Cash Rent: Cash Rent is calculated by making adjustments to GAAP rent to remove the impact of GAAP required adjustments to rental income such as adjustments for straight-line rents relating to free rent periods and contractual rent increases. Cash Rent excludes lease termination income. Lexington believes Cash Rent provides a meaningful indication of an investment's ability to fund cash needs.

Company Funds Available for Distribution (“FAD”): FAD is calculated by making adjustments to Adjusted Company FFO (see below) for (1) straight-line rent adjustments, (2) lease incentive amortization, (3) amortization of above/below market leases, (4) lease termination payments, net, (5) non-cash interest, net, (6) non-cash charges, net, (7) cash paid for tenant improvements, and (8) cash paid for lease costs. Although FAD may not be comparable to that of other real estate investment trusts (“REITs”), Lexington believes it provides a meaningful indication of its ability to fund cash needs. FAD is a non-GAAP financial measure and should not be viewed as an alternative measurement of operating performance to net income, as an alternative to net cash flows from operating activities or as a measure of liquidity.

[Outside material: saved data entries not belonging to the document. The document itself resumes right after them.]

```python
_SCAN_SIGNATURES = {
    **_params_stream(FwdParams, "sigma_selective_scan_fwd"),
    **_params_stream(BwdParams, "sigma_selective_scan_bwd"),
    "sigma_scan_bwd_workspace_bytes": (_I64, [_P(BwdParams)]),
    "sigma_scan_fwd_workspace_bytes": (_I64, [_P(FwdParams)]),
    "sigma_scan_last_error": (_STR, []),
    "sigma_scan_abi_version": (_INT, []),
    "sigma_scan_set_option": (_INT, [_STR, _INT]),
    "sigma_scan_get_option": (_INT, [_STR]),
    "sigma_scan_fwd_plan": (_INT, [_P(FwdParams), _P(_I32 * 6)]),
    "sigma_scan_bwd_plan": (_INT, [_P(BwdParams), _P(_I32 * 6)]),
    "sigma_scan_selftest": (_INT, [_VP]),
    "sigma_scan_rowlane_selftest": (_INT, [_VP]),
}
_OPS_SIGNATURES = {
    **_params_stream(DwConvParams, "sigma_dwconv3x3_silu_fwd", "sigma_dwconv3x3_silu_bwd"),
    **_params_stream(MergeParams, "sigma_cross_merge_nhwc", "sigma_cross_split_nhwc"),
    **_params_stream(LayerNormParams, "sigma_layernorm_fwd", "sigma_layernorm_bwd"),
    "sigma_layernorm_bwd_partial_rows": (_INT, [_I64, _I32]),
    **_params_stream(TransposeParams, "sigma_transpose2d"),
    "sigma_pair_sum_add": (_INT, [_VP, _VP, _I64, _I64, _VP]),
    "sigma_upsample2x_nhwc": (_INT, [_VP, _VP, _I32, _I32, _I32, _I32, _I32, _VP]),
    "sigma_plane_pool": (_INT, [_VP, _I64, _I64, _VP, _VP, _VP, _VP]),
    "sigma_plane_scale": (_INT, [_VP, _VP, _VP, _I64, _I64, _VP]),
    "sigma_plane_dot": (_INT, [_VP, _VP, _VP, _I64, _I64, _VP]),
    **_params_stream(GateBwdParams, "sigma_plane_gate_bwd"),
    "sigma_softmax_ce_fwd": (_INT, [_VP, _VP, _I64, _I32, _I64, _VP, _VP, _VP]),
    "sigma_softmax_ce_bwd": (_INT, [_VP, _VP, _VP, _VP, _I64, _I32, _I64, _VP, _VP]),
    "sigma_softmax_ce_fwd_ld": (_INT, [_VP, _VP, _I64, _I32, _I32, _I64, _VP, _VP, _VP]),
    "sigma_softmax_ce_bwd_ld": (_INT, [_VP, _VP, _VP, _VP, _I64, _I32, _I32, _I64, _VP, _VP]),
    **_params_stream(CeOptParams, "sigma_softmax_ce_opt_fwd", "sigma_softmax_ce_opt_bwd"),
    "sigma_colscale_bwd": (_INT, [_VP, _VP, _VP, _VP, _VP, _I64, _I32, _VP]),
    "sigma_colscale_bwd_ws": (_INT, [_VP, _VP, _VP, _VP, _VP, _I64, _I32, _VP, _I64, _VP]),
    **_params_stream(SegAccumulateParams, "sigma_seg_accumulate"),
    **_params_stream(SegConfusionParams, "sigma_seg_argmax_confusion"),
    **_params_stream(OhemParams, "sigma_ohem_select"),
    "sigma_softmax_focal_fwd": (_INT, [_P(CeOptParams), _F32, _VP]),
    "sigma_softmax_focal_bwd": (_INT, [_P(CeOptParams), _F32, _VP]),
    **_params_stream(UpsampleCeParams, "sigma_upsample_ce_fwd", "sigma_upsample_ce_bwd"),
    **_params_stream(UpsampleLossParams, "sigma_upsample_loss_fwd", "sigma_upsample_loss_bwd"),
}
_OPS_AUX_SIGNATURES = {
    "sigma_dwconv3x3_silu_bwd_workspace_bytes": (_I64, [_P(DwConvParams)]),
    "sigma_colscale_bwd_workspace_bytes": (_I64, [_I64, _I32]),
    "sigma_ohem_workspace_bytes": (_I64, [_I64]),
# ... 70 lines not shown
```

sigma_amd/csrc/layernorm.hip:

```cpp
#include <hip/hip_runtime.h>
#include <stdint.h>

#include "../../include/sigma_ops.h"
#include "scan_device.h"

namespace sigma {

namespace {

__device__ __forceinline__ float wave_allsum(float v) { return wave_sum(v); }

struct LnArgs {
    const float* x; const float* gamma; const float* beta; const float* dy;
    float* y; float* mean; float* rstd; float* dx; float* ws;
    const float* z; float* dz; long z_stride, dz_stride;
    const float* rsc; long rows_per_scale;
    const float* dx_add;
    long M; int C; float eps;
};

__device__ __forceinline__ float sigmoid_f(float v) {
    return __builtin_amdgcn_rcpf(1.0f + __builtin_amdgcn_exp2f(-v * 1.4426950408889634f));
}

// ... 277 lines not shown
    return cached;
}

int fwd_grid(long rows, int C) {
    int occ = 8;
    dispatch_nv(C, [&](auto nv) { occ = resident_blocks<decltype(nv)::value, false>(); });
    return grid_blocks(rows, 256L * occ);
}

int bwd_grid(long rows, int C) {
    int occ = 8;
    dispatch_nv(C, [&](auto nv) { occ = resident_blocks<decltype(nv)::value, true>(); });
    long cap = bwd_blocks(rows, C);
    if (cap > 256L * occ) cap = 256L * occ;
    return grid_blocks(rows, cap);
}

bool check(const sigma_layernorm_params* p) {
    return p && p->rows >= 0 && p->channels > 0 && p->channels % 4 == 0 && p->channels <= 2048;
}

}

}

extern "C" {

int sigma_layernorm_bwd_partial_rows(int64_t rows, int32_t channels) {
    return sigma::bwd_grid(rows, channels > 0 ? channels : 4);
}
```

Funds from Operations (“FFO”) and Adjusted Company FFO: Lexington believes that Funds from Operations, or FFO, which is a non-GAAP measure, is a widely recognized and appropriate measure of the performance of an equity REIT. Lexington believes FFO is frequently used by securities analysts, investors and other interested parties in the evaluation of REITs, many of which present FFO when reporting their results. FFO is intended to exclude GAAP historical cost depreciation and amortization of real estate and related assets, which assumes that the value of real estate diminishes ratably over time. Historically, however, real estate values have risen or fallen with market conditions. As a result, FFO provides a performance measure that, when compared year over year, reflects the impact to operations from trends in occupancy rates, rental rates, operating costs, development activities, interest costs and other matters without the inclusion of depreciation and amortization, providing perspective that may not necessarily be apparent from net income.

The National Association of Real Estate Investment Trusts, or NAREIT, defines FFO as “net income (or loss) computed in accordance with GAAP, excluding gains (or losses) from sales of property, plus real estate depreciation and amortization and after adjustments for non-consolidated partnerships and joint ventures.” NAREIT clarified its computation of FFO to exclude impairment charges on depreciable real estate owned directly or indirectly. FFO does not represent cash generated from operating activities in accordance with GAAP and is not indicative of cash available to fund cash needs.

Lexington presents FFO available to common shareholders and unitholders - basic and also presents FFO available to all equityholders and unitholders - diluted on a company-wide basis as if all securities that are convertible, at the holder's option, into Lexington’s common shares, are converted at the beginning of the period. Lexington also presents Adjusted Company FFO available to all equityholders and unitholders - diluted which adjusts FFO available to all equityholders  and unitholders - diluted for certain items which we believe are not indicative of the operating results of Lexington's real estate portfolio. Lexington believes this is an appropriate presentation as it is frequently requested by security analysts, investors and other interested parties. Since others do not calculate these measures in a similar fashion, these measures may not be comparable to similarly titled measures as reported by others. These measures should not be considered as an alternative to net income as an indicator of Lexington’s operating performance or as an alternative to cash flow as a measure of liquidity.

GAAP and Cash Yield or Capitalization Rate: GAAP and cash yields or capitalization rates are measures of operating performance used to evaluate the individual performance of an investment. These measures are not presented or intended to be viewed as a liquidity or performance measure that present a numerical measure of Lexington's historical or future financial performance, financial position or cash flows. The yield or capitalization rate is calculated by dividing the annualized NOI (as defined below, except GAAP rent adjustments are added back to rental income to calculate GAAP yield or capitalization rate) the investment is expected to generate (or has generated) by the acquisition/completion cost (or sale) price.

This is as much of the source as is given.